In an ideal world I'd have more audio options than just headphones and Sonos.
It'd be awesome to have in-wall high quality speakers, but headphones will
suffice for now. If I could get a water supply and coffee/espresso maker in
the room too, that'd be sweet, but it's probably good to move around and go to
the kitchen every now and again.

App wise, RescueTime and WakaTime have been interesting products for getting
and keeping focus. In the past I've engaged in "rituals" to get in the zone
like certain playlists, beverages, an Esington hour glass for pomodoros. But
other pomodoro apps have been reasonably effective too.

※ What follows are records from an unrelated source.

#define SDN_FFN_CONTRACT(SA, SW)                                                                                           \
      {                                                                                                                    \
        typename T::v8 fa[2][4], fw[2][2];                                                                                 \
        _Pragma("unroll") for (int i = 0; i < 4; ++i)                                                                      \
          fa[0][i] = *reinterpret_cast<const typename T::v8*>((SA) + lds_off(i * 16 + fr, fq));                            \
        _Pragma("unroll") for (int j = 0; j < 2; ++j)                                                                      \
          fw[0][j] = *reinterpret_cast<const typename T::v8*>((SW) + lds_off(j * 16 + fr, fq));                            \
        _Pragma("unroll") for (int gi = 0; gi < 6; ++gi) {                                                                 \
          const int ks = gi / 3, g = gi % 3, nj = g == 2 ? 1 : 2;                                                          \
          if (gi + 1 < 6) {                                                                                                \
            const int ks1 = (gi + 1) / 3, g1 = (gi + 1) % 3, nj1 = g1 == 2 ? 1 : 2;                                        \
            _Pragma("unroll") for (int j = 0; j < nj1; ++j)                                                                \
              fw[(gi + 1) & 1][j] = *reinterpret_cast<const typename T::v8*>((SW) + lds_off((2 * g1 + j) * 16 + fr, ks1 * 4 + fq)); \
          }                                                                                                                \
          if (gi == 1) {                                                                                                   \
            _Pragma("unroll") for (int i = 0; i < 4; ++i)                                                                  \
              fa[1][i] = *reinterpret_cast<const typename T::v8*>((SA) + lds_off(i * 16 + fr, 4 + fq));                    \
          }                                                                                                                \
          __builtin_amdgcn_s_setprio(1);                                                                                   \
          _Pragma("unroll") for (int i = 0; i < 4; ++i)                                                                    \
            _Pragma("unroll") for (int j = 0; j < nj; ++j)                                                                 \
              acc[i][2 * g + j] = T::mfma16(fw[gi & 1][j], fa[ks][i], acc[i][2 * g + j]);                                  \
          __builtin_amdgcn_s_setprio(0);                                                                                   \
        }                                                                                                                  \
      }

template <typename T>
__global__ void __launch_bounds__(512, 1)
k_ffn320(const FfnArgs a) {
#if defined(__HIP_DEVICE_COMPILE__)
  constexpr int C = 320, HID = 4 * C, KT1 = C / BK, NCH = HID / 64, KT2 = NCH + KT1;
  constexpr int BM = 128, BN = C, THREADS = 512, NWAVES = 8, NREP = 5;
  constexpr int XIMG = BM * 128;
  constexpr int W2IMG = C * 128;
  constexpr int OFF_W2A = KT1 * XIMG;
  constexpr int OFF_RING = OFF_W2A + W2IMG;
  constexpr int LDS_BYTES = OFF_RING + W2IMG;
  constexpr unsigned OOB = 0x80000000u;
  __shared__ __attribute__((aligned(1024))) unsigned char smem[LDS_BYTES];

  const int tid = threadIdx.x, lane = tid & 63;
  const int wid = __builtin_amdgcn_readfirstlane(tid >> 6);
  SDN_FTS_DECL
  SDN_FTS_MARK(-1)
  const int wm = wid >> 2, wn = wid & 3;
  const int lrow = lane >> 3, lchunk = (lane & 7) ^ lrow;
  const int fr = lane & 15, fq = lane >> 4;
  const int m0 = blockIdx.x * BM, n0 = 0;

  const __amdgpu_buffer_rsrc_t rs_x = make_rsrc(a.x, (unsigned)((long)a.M * C * 2));
  const __amdgpu_buffer_rsrc_t rs_w1 = make_rsrc(a.w1, (unsigned)(2 * HID * C * 2));
  const __amdgpu_buffer_rsrc_t rs_w2 = make_rsrc(a.w2, (unsigned)(C * (HID + C) * 2));

#pragma unroll
  for (int q = 0; q < 10; ++q) {
    const int p = wid * 10 + q;
    const int kt = p >> 4, rg = p & 15;
    const int m = m0 + rg * 8 + lrow;
    const unsigned off = m < a.M ? (unsigned)(((long)m * C + kt * BK + lchunk * 8) * 2) : OOB;
    __builtin_amdgcn_raw_ptr_buffer_load_lds(rs_x, (lds_ptr_t)(smem + p * 1024), 16, off, 0, 0, 0);
  }
  const unsigned w1_lane = (unsigned)(((wid * 2 * 8 + lrow) * C + lchunk * 8) * 2);
  auto issue_w1 = [&](int g) {
    const int jc = g / KT1, kt = g - jc * KT1;
    unsigned char* dst = smem + OFF_RING + (g & 1) * XIMG + wid * 2048;
    const unsigned base = w1_lane + (unsigned)((jc * 128 * C + kt * BK) * 2);
    __builtin_amdgcn_raw_ptr_buffer_load_lds(rs_w1, (lds_ptr_t)dst, 16, base, 0, 0, 0);
    __builtin_amdgcn_raw_ptr_buffer_load_lds(rs_w1, (lds_ptr_t)(dst + 1024), 16, base + (unsigned)(8 * C * 2), 0, 0, 0);
  };
  const unsigned w2_lane = (unsigned)(((wid * 5 * 8 + lrow) * (HID + C) + lchunk * 8) * 2);
  auto issue_w2_slice = [&](int t, int q, int buf_off) {
    __builtin_amdgcn_raw_ptr_buffer_load_lds(rs_w2, (lds_ptr_t)(smem + buf_off + (wid * 5 + q) * 1024), 16,
                                             w2_lane + (unsigned)((q * 8 * (HID + C) + t * BK) * 2), 0, 0, 0);
  };

  issue_w1(0);
  f32x4 acc[4][NREP];
  {
    f32x4 bv[NREP];
#pragma unroll
    for (int j = 0; j < NREP; ++j) bv[j] = *reinterpret_cast<const f32x4*>(a.b2 + wn * 16 * NREP + j * 16 + fq * 4);
#pragma unroll
    for (int i = 0; i < 4; ++i)
#pragma unroll
      for (int j = 0; j < NREP; ++j) acc[i][j] = bv[j];
  }
  float ln_mu[4] = {0.f, 0.f, 0.f, 0.f}, ln_rs[4] = {0.f, 0.f, 0.f, 0.f};
  const bool own_stats = a.stats == nullptr;
  if (!own_stats) {
#pragma unroll
    for (int i = 0; i < 4; ++i) {
      const int m = m0 + wm * 64 + i * 16 + fr;
      const float2 st2 = *reinterpret_cast<const float2*>(a.stats + 2 * (long)(m < a.M ? m : 0));
      ln_mu[i] = st2.x; ln_rs[i] = st2.y;
    }
  }
  float ln_s1[4] = {0.f, 0.f, 0.f, 0.f}, ln_s2[4] = {0.f, 0.f, 0.f, 0.f};
  f32x4 cv[2], dv[2];
  auto load_cd = [&](int jc) {
#pragma unroll
    for (int j = 0; j < 2; ++j) {
      const int n = jc * 128 + wn * 32 + j * 16 + fq * 4;
      cv[j] = *reinterpret_cast<const f32x4*>(a.c1 + n); dv[j] = *reinterpret_cast<const f32x4*>(a.d1 + n);
    }
  };
  asm volatile("s_waitcnt vmcnt(0)" ::: "memory");
  __syncthreads();

  const unsigned char* sa_x = smem + (wm * 64) * 128;
  SDN_FTS_MARK(0)
  for (int jc = 0; jc < NCH; ++jc) {
    f32x4 acc1[4][2];
#pragma unroll
    for (int i = 0; i < 4; ++i) { acc1[i][0] = (f32x4){0.f, 0.f, 0.f, 0.f}; acc1[i][1] = (f32x4){0.f, 0.f, 0.f, 0.f}; }
#pragma unroll
    for (int kt = 0; kt < KT1; ++kt) {
      const int g = jc * KT1 + kt;
      if (kt == 0) load_cd(jc);
      if (g + 1 < NCH * KT1) issue_w1(g + 1);
      issue_w2_slice(jc, kt, OFF_W2A);
      const unsigned char* sa = sa_x + kt * XIMG;
      const unsigned char* sw = smem + OFF_RING + (g & 1) * XIMG + (wn * 32) * 128;
#pragma unroll
      for (int ks = 0; ks < 2; ++ks) {
        typename T::v8 fa[4], fw[2];
#pragma unroll
        for (int i = 0; i < 4; ++i) fa[i] = *reinterpret_cast<const typename T::v8*>(sa + lds_off(i * 16 + fr, ks * 4 + fq));
#pragma unroll
        for (int j = 0; j < 2; ++j) fw[j] = *reinterpret_cast<const typename T::v8*>(sw + lds_off(j * 16 + fr, ks * 4 + fq));
        if (own_stats && jc == 0) {
#pragma unroll
          for (int i = 0; i < 4; ++i) { ln_s1[i] = T::dot_ones(fa[i], ln_s1[i]); ln_s2[i] = T::dot_self(fa[i], ln_s2[i]); }
        }
        __builtin_amdgcn_s_setprio(1);
#pragma unroll
        for (int i = 0; i < 4; ++i)
#pragma unroll
          for (int j = 0; j < 2; ++j) acc1[i][j] = T::mfma16(fw[j], fa[i], acc1[i][j]);
        __builtin_amdgcn_s_setprio(0);
      }
      SDN_FTS_MARK(1)
      if (kt + 1 < KT1) asm volatile("s_waitcnt vmcnt(1)" ::: "memory");
      else asm volatile("s_waitcnt vmcnt(0)" ::: "memory");
      asm volatile("s_waitcnt lgkmcnt(0)" ::: "memory");
      SDN_FTS_MARK(2)
      __builtin_amdgcn_s_barrier();
      SDN_FTS_MARK(3)
    }
    if (own_stats && jc == 0) {
      const float invk = 1.0f / (float)C;
#pragma unroll
      for (int i = 0; i < 4; ++i) {
        float a1 = ln_s1[i], a2 = ln_s2[i];
        a1 += __shfl_xor(a1, 16, 64); a2 += __shfl_xor(a2, 16, 64);
        a1 += __shfl_xor(a1, 32, 64); a2 += __shfl_xor(a2, 32, 64);
        const float mu = a1 * invk;
        const float var = fmaxf(a2 * invk - mu * mu, 0.f);
        ln_mu[i] = mu; ln_rs[i] = __builtin_amdgcn_rsqf(var + 1e-5f);
      }
    }
    unsigned char* sh = smem + OFF_RING + ((jc * KT1 + KT1 - 1) & 1) * XIMG;
#pragma unroll
    for (int i = 0; i < 4; ++i) {
      const int row = wm * 64 + i * 16 + fr;
      const float mu = ln_mu[i], rs = ln_rs[i];
      const f32x4 hv = (acc1[i][0] - mu * cv[0]) * rs + dv[0], gv = (acc1[i][1] - mu * cv[1]) * rs + dv[1];
      uint2 pk;
      pk.x = T::pack2(hv[0] * gelu_erf(gv[0]), hv[1] * gelu_erf(gv[1]));
      pk.y = T::pack2(hv[2] * gelu_erf(gv[2]), hv[3] * gelu_erf(gv[3]));
      *reinterpret_cast<uint2*>(sh + lds_off(row, wn * 2 + (fq >> 1)) + (fq & 1) * 8) = pk;
    }
    SDN_FTS_MARK(4)
    __syncthreads();
    SDN_FTS_MARK(5)
    {
      const unsigned char* sa = sh + (wm * 64) * 128;
      const unsigned char* sw = smem + OFF_W2A + (wn * 16 * NREP) * 128;
      SDN_FFN_CONTRACT(sa, sw)
    }
    SDN_FTS_MARK(6)
    __syncthreads();
    SDN_FTS_MARK(5)
  }

  const __amdgpu_buffer_rsrc_t rs_res = make_rsrc(a.residual, (unsigned)((long)a.M * C * 2));
  auto issue_residual = [&](int img) {
#pragma unroll
    for (int q = 0; q < 2; ++q) {
      const int piece = img * 16 + wid * 2 + q;
      const int e = piece * 64 + lane;
      const int r = e / (BN / 8), c = e - r * (BN / 8);
      const int m = m0 + r;
      const unsigned off = m < a.M ? (unsigned)(((long)m * C + c * 8) * 2) : OOB;
      __builtin_amdgcn_raw_ptr_buffer_load_lds(rs_res, (lds_ptr_t)(smem + piece * 1024), 16, off, 0, 0, 0);
    }
  };
#pragma unroll
  for (int q = 0; q < 5; ++q) issue_w2_slice(NCH, q, OFF_W2A);
#pragma unroll
  for (int q = 0; q < 5; ++q) issue_w2_slice(NCH + 1, q, OFF_RING);
#pragma unroll
  for (int kt = 0; kt < KT1; ++kt) {
    const int boff = (kt & 1) ? OFF_RING : OFF_W2A;
    if (kt == 0) asm volatile("s_waitcnt vmcnt(5)" ::: "memory");
    else if (kt == 1) asm volatile("s_waitcnt vmcnt(7)" ::: "memory");
    else if (kt == 2 || kt == 3) asm volatile("s_waitcnt vmcnt(9)" ::: "memory");
    else asm volatile("s_waitcnt vmcnt(4)" ::: "memory");
    __builtin_amdgcn_s_barrier();
    {
      const unsigned char* sa = sa_x + kt * XIMG;
      const unsigned char* sw = smem + boff + (wn * 16 * NREP) * 128;
      SDN_FFN_CONTRACT(sa, sw)
    }
    asm volatile("s_waitcnt lgkmcnt(0)" ::: "memory");
    __builtin_amdgcn_s_barrier();
    if (kt + 2 < KT1) {
#pragma unroll
      for (int q = 0; q < 5; ++q) issue_w2_slice(NCH + kt + 2, q, boff);
    }
    issue_residual(kt);
  }
  asm volatile("s_waitcnt vmcnt(0)" ::: "memory");
  __syncthreads();

  GemmArgs g{};
  g.M = a.M; g.N = C; g.K = HID + C; g.ldc = C; g.n_valid = C; g.act = 0; g.out_kind = 0;
  g.residual = (const __bf16*)a.residual; g.out = a.out; g.col_stats = a.col_stats; g.res_lds = 1;
  g.res_bytes = (unsigned)((long)a.M * C * 2); g.rows_per_batch = 0; g.residual_bcast = 0;
  constexpr int LNF = 0, WGM = 2, NSTAGE = 2, STAGE = LDS_BYTES / 2;
  constexpr int CW_PAD = (BN + 8) * 2;
  const bool staged = true;
  const int out_cols = BN;
  const bool res_lds = true;
  const int CW = BN * 2;
  const bool lean = true, lean_gelu = false, lean_gate = false, lean_erf = false;
  constexpr int PASSES = 1, WM_PER_PASS = WGM / PASSES, ROWS_PER_PASS = 64 * WM_PER_PASS;
  static_assert(BM * CW_PAD <= NSTAGE * STAGE - 8 * BN * 8, "staged tile and the column-sum scratch must fit the LDS");
#define SDN_EPI_RES_PRELOADED
#define SDN_PASS 0
#include "sdn_gemm_epilogue.inc"
#undef SDN_PASS
#undef SDN_EPI_RES_PRELOADED
  SDN_FTS_MARK(7)
  SDN_FTS_FLUSH
  (void)NWAVES; (void)WGM; (void)lean_gelu; (void)lean_gate; (void)lean_erf; (void)staged; (void)CW_PAD; (void)KT2;
#endif
}

}
using namespace sdn_gemm_detail;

I like having a couple "things" around, e.g. art, tchotchkes, that are
meaningful, but I lean towards (what I think of as) an art-gallery-meets-cozy-
reading-space type of aesthetic - a few books, a couple choice pieces of art,
etc.

I'd love to eventually have a separate work space - a little shed/nook in the
backyard, that I could spec out with all the "wishes," but alas that dream
will have to wait a bit longer...

------
losvedir
Most important for me has been a really good monitor. I've used two externals
in the past, but lately I've been really digging my 34" Dell monitor in the
21:9 form factor ("ultrawide"). I think the extra width is really helpful for
work, being able to put several windows side by side. It's also pretty cool to
watch 21:9 movies, but that's a secondary consideration.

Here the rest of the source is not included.